§ WHAT IS EXPECTED
Below are some entries. Copy each line that holds the string "glast".

[Stored data entries]
- Opening Delimiter -

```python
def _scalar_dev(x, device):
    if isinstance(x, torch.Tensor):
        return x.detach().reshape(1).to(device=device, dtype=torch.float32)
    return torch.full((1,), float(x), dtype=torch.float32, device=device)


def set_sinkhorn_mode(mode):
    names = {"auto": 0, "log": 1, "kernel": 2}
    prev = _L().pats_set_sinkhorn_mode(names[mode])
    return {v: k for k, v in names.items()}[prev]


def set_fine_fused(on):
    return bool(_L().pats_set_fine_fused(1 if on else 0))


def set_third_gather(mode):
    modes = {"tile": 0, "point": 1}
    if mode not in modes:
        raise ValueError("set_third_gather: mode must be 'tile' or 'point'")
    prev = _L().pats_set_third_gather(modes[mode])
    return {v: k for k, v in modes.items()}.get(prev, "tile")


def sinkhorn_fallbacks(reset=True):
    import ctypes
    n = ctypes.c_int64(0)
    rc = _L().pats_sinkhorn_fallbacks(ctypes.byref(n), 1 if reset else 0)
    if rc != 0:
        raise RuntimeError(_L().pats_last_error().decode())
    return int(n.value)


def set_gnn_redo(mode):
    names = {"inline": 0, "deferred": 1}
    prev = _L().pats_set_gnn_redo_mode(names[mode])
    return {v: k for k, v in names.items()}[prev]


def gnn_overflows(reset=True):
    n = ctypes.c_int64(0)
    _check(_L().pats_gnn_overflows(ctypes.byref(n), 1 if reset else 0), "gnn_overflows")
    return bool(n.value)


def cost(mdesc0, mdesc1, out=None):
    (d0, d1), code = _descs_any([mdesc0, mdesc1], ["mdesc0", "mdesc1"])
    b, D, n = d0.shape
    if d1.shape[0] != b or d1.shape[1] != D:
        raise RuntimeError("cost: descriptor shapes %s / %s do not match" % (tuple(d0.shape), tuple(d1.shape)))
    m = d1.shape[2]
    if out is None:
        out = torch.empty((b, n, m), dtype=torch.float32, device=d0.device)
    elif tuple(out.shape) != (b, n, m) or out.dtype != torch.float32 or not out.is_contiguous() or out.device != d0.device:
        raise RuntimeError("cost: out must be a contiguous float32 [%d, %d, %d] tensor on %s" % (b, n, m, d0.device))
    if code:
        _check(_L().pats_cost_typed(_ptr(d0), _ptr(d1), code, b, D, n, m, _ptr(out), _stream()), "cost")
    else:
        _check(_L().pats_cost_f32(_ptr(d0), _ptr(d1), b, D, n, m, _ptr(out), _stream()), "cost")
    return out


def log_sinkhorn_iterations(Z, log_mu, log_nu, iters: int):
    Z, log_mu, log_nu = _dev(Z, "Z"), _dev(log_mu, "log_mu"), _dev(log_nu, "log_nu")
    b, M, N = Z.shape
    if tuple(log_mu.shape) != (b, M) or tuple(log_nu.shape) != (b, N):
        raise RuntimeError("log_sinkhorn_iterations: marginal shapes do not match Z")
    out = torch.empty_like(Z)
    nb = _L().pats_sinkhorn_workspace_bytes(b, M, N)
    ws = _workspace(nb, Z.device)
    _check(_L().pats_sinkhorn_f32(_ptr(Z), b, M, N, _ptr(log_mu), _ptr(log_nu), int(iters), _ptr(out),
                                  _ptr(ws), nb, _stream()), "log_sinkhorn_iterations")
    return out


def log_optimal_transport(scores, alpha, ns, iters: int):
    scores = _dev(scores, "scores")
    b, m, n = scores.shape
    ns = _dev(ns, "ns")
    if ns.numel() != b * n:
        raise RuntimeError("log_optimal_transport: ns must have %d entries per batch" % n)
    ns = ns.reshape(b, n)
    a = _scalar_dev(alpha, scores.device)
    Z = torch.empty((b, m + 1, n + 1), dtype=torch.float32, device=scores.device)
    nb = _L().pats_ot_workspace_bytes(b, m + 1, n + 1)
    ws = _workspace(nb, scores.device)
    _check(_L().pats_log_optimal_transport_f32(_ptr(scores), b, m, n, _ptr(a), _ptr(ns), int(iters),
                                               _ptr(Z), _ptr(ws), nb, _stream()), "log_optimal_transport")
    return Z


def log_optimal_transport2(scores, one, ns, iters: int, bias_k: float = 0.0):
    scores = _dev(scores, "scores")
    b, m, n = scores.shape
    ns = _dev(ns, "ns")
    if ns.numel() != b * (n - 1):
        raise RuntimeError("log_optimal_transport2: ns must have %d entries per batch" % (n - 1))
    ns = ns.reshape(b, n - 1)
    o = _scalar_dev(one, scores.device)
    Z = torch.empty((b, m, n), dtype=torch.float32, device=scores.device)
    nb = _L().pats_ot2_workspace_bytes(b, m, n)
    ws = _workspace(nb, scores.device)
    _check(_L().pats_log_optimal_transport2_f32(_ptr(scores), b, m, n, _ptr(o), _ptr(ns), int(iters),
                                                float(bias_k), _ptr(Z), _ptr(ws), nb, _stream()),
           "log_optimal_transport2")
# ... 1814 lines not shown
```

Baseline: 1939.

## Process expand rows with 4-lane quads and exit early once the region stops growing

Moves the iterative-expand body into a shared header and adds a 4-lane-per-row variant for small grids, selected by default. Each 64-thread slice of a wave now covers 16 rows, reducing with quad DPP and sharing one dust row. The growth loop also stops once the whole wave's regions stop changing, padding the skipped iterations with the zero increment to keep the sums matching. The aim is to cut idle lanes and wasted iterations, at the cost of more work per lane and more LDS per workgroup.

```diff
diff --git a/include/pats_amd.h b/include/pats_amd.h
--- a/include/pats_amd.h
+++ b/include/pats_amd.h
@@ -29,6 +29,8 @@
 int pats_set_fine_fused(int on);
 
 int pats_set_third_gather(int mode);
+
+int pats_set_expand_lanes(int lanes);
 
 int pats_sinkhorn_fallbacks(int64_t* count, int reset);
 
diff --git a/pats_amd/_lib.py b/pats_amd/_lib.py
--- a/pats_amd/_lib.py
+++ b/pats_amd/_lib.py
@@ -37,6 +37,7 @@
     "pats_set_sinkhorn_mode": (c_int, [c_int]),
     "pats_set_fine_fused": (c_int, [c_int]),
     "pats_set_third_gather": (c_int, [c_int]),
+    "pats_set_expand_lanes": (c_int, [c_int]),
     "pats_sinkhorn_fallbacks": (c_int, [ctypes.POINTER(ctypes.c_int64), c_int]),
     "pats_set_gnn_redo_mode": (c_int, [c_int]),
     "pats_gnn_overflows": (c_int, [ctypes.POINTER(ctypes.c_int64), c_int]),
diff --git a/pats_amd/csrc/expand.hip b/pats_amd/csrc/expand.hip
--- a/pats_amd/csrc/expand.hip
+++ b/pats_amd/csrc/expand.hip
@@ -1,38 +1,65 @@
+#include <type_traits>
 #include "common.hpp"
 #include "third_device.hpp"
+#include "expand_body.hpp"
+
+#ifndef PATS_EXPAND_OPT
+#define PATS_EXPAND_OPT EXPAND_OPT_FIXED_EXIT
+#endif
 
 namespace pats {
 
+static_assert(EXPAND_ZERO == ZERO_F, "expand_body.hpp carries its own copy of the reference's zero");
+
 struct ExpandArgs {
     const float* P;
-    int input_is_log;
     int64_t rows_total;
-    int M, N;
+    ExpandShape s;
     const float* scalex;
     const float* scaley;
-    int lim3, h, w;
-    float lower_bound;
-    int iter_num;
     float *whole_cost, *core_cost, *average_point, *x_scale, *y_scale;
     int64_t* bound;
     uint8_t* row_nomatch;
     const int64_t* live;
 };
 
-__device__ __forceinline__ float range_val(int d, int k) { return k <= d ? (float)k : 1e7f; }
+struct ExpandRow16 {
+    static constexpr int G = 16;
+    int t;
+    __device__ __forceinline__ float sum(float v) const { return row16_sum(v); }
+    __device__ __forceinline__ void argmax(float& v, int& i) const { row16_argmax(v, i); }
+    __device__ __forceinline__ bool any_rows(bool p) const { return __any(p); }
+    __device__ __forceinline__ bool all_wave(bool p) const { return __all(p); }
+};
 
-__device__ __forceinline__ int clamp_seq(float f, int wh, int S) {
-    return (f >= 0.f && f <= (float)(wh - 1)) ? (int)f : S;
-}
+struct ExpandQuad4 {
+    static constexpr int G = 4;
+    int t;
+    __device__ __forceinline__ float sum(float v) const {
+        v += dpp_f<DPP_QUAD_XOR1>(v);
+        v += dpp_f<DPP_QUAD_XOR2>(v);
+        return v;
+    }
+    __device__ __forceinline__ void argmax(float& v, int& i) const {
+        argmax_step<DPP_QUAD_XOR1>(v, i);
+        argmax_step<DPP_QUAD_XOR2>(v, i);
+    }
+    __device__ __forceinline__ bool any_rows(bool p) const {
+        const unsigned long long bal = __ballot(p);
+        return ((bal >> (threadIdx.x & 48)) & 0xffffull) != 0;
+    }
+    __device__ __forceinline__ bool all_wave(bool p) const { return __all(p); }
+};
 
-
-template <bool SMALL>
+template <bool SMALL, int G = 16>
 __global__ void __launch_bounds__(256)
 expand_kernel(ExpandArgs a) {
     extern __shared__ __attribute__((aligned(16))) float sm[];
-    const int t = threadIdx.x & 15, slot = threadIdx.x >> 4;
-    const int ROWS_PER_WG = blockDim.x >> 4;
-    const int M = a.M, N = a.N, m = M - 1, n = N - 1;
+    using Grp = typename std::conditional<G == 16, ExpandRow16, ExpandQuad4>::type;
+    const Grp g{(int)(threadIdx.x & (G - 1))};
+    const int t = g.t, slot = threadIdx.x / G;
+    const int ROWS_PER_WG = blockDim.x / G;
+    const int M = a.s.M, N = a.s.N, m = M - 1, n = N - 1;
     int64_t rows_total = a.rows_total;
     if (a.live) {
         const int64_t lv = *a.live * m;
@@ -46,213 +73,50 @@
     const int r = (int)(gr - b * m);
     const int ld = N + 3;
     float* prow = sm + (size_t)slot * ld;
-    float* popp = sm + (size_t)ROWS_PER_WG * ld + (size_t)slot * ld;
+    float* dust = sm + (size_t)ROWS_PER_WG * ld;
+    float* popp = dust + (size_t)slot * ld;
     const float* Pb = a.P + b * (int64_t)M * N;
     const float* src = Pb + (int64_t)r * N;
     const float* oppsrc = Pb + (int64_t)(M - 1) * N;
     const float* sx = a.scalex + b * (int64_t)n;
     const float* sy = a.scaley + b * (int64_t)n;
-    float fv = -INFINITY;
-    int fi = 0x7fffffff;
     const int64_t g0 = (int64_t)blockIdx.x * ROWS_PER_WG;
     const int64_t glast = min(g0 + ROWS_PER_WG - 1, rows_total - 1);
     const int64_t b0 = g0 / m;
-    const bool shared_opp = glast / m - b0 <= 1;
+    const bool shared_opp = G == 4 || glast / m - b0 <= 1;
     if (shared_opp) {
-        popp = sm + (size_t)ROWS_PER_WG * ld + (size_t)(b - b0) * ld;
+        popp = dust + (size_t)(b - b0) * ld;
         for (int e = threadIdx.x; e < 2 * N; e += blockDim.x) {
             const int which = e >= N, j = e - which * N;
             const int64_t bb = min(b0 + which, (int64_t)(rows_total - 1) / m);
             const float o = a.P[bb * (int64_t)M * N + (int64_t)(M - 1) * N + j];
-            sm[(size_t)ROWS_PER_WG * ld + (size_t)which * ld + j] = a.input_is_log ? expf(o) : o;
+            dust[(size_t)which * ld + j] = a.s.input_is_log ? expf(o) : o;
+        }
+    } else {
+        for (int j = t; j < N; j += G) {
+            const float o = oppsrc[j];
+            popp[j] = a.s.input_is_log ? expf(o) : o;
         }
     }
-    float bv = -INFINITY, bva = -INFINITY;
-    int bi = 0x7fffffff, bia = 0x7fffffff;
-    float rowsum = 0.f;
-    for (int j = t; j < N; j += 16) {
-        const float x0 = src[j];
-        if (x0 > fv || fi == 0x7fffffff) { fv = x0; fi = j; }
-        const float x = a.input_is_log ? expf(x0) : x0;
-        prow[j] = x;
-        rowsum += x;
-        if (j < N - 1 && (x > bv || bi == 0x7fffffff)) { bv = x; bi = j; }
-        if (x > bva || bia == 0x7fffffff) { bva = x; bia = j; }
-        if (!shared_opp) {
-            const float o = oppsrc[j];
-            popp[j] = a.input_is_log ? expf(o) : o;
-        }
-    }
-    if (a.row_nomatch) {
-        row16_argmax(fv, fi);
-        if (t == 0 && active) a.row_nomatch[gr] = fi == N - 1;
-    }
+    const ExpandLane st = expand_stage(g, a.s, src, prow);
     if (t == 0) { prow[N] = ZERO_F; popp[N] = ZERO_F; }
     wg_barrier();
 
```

- Closing Delimiter -

§ REPLY
     const int64_t glast = min(g0 + ROWS_PER_WG - 1, rows_total - 1);
-    const bool shared_opp = glast / m - b0 <= 1;
+    const bool shared_opp = G == 4 || glast / m - b0 <= 1;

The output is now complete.